+#define DGEMM_CONSUMER_FINISH(v, tot, bias4, cs4, have_stats, mean, rstd, act)              \
+    float v[4] = {(tot)[0], (tot)[1], (tot)[2], (tot)[3]};                                  \
+    {                                                                                       \
+        const float biasv[4] = {(bias4).x, (bias4).y, (bias4).z, (bias4).w};                \
+        if (have_stats) {                                                                   \
+            const float cs[4] = {(cs4).x, (cs4).y, (cs4).z, (cs4).w};                       \
+            _Pragma("unroll") for (int r = 0; r < 4; ++r) v[r] = (rstd) * (v[r] - (mean) * cs[r]) + biasv[r]; \
+        } else {                                                                            \
+            _Pragma("unroll") for (int r = 0; r < 4; ++r) v[r] += biasv[r];                 \
+        }                                                                                   \
+        if ((act) != GITMI_ACT_NONE) {                                                      \
+            _Pragma("unroll") for (int r = 0; r < 4; ++r) v[r] = apply_act(v[r], (act));    \
+        }                                                                                   \
+    }
+
+}
diff --git a/generativeimage2text_amd/csrc/engine.hip b/generativeimage2text_amd/csrc/engine.hip
--- a/generativeimage2text_amd/csrc/engine.hip
+++ b/generativeimage2text_amd/csrc/engine.hip
@@ -452,11 +452,6 @@
         const DLn ln_prev{e->stats_o, d / 16, 1.0f / (float)d, 1e-12f, Lp ? Lp->lnog : nullptr, Lp ? Lp->lnob : nullptr};
         const DLn ln_a{e->stats_a, d / 16, 1.0f / (float)d, 1e-12f, L.lnag, L.lnab};
         const DLn* ln_o = Lp ? &ln_prev : nullptr;
-        if (chain) {
-            if (!GITMI_SKIPPED(e, 2)) RCK(dgemm(e, s, dgemm_ln(l == 0 ? e->d_ht : e->xo_b, L.qkv_f, ln_o, e->d_qkv, 0, 0, R, 3 * d, d)));
-        } else {
-            RCK(gemm(e, s, e->d_ht, d, L.wqkv, L.bqkv, nullptr, 0, e->d_qkv, 3 * d, e->pol.f32, R, 3 * d, d, 0, TAG_GEMM_OTHER));
-        }
         AttnDecodeArgs a{};
         a.qkv = e->d_qkv; a.img_k = e->img_kh[l]; a.img_v = e->img_vh[l]; a.txt_k = e->txt_k[l]; a.txt_v = e->txt_v[l]; a.out = e->d_ctx;
         a.kv_src = kv_src; a.ld_src = ld_ids; a.d = d; a.N_img = e->cur_Nimg; a.T_max = c.max_text_len;
@@ -470,7 +465,17 @@
         const bool stream_ok = !e->pol.shared_device && a.N_pad <= 8 * 32 && B * c.dec_heads >= 384 && e->pol.attn_nh != 2;
         a.stream_wgs = e->pol.attn_stream >= 0 ? e->pol.attn_stream : stream_ok ? 192 : 0;
         if (e->keyed) { a.ntok = e->rg_ntok; a.stream_wgs = 0; }
+        bool qkv_inside = false;
+        if (chain) {
+            const DGemmArgs g = dgemm_ln(l == 0 ? e->d_ht : e->xo_b, L.qkv_f, ln_o, e->d_qkv, 0, 0, R, 3 * d, d);
+            attn_decode_set_qkv(a, g);
+            qkv_inside = !GITMI_SKIPPED(e, ~0) && !e->pol.dgemm_dbg && attn_decode_qkv_form(a, B, c.dec_heads) && attn_decode_pairs_per_wg(a, B, c.dec_heads) == 8;
+            if (!qkv_inside && !GITMI_SKIPPED(e, 2) && !GITMI_SKIPPED(e, 16)) RCK(dgemm(e, s, g));
+        } else {
+            RCK(gemm(e, s, e->d_ht, d, L.wqkv, L.bqkv, nullptr, 0, e->d_qkv, 3 * d, e->pol.f32, R, 3 * d, d, 0, TAG_GEMM_OTHER));
+        }
         if (e->pol.f32) HIPCK(launch_attn_decode(a, B, c.dec_heads, s));
+        else if (qkv_inside) HIPCK(launch_attn_decode_qkv(a, B, c.dec_heads, s));
         else if (!GITMI_SKIPPED(e, 1)) HIPCK(launch_attn_decode_mfma(a, B, c.dec_heads, s));
         if (chain) {
             if (!GITMI_SKIPPED(e, 4))
diff --git a/generativeimage2text_amd/csrc/kernels_attn_decode.hip b/generativeimage2text_amd/csrc/kernels_attn_decode.hip
--- a/generativeimage2text_amd/csrc/kernels_attn_decode.hip
+++ b/generativeimage2text_amd/csrc/kernels_attn_decode.hip
@@ -1,5 +1,6 @@
 #include "gitmi_common.h"
 #include "launchers.h"
+#include "dgemm_shared.h"
 #include <algorithm>
 #include <type_traits>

* * * * * * * * *

**Exercise prompt**
Copy out every line of the data that includes the word "bqkv".

**Response**
-            RCK(gemm(e, s, e->d_ht, d, L.wqkv, L.bqkv, nullptr, 0, e->d_qkv, 3 * d, e->pol.f32, R, 3 * d, d, 0, TAG_GEMM_OTHER));
+            RCK(gemm(e, s, e->d_ht, d, L.wqkv, L.bqkv, nullptr, 0, e->d_qkv, 3 * d, e->pol.f32, R, 3 * d, d, 0, TAG_GEMM_OTHER));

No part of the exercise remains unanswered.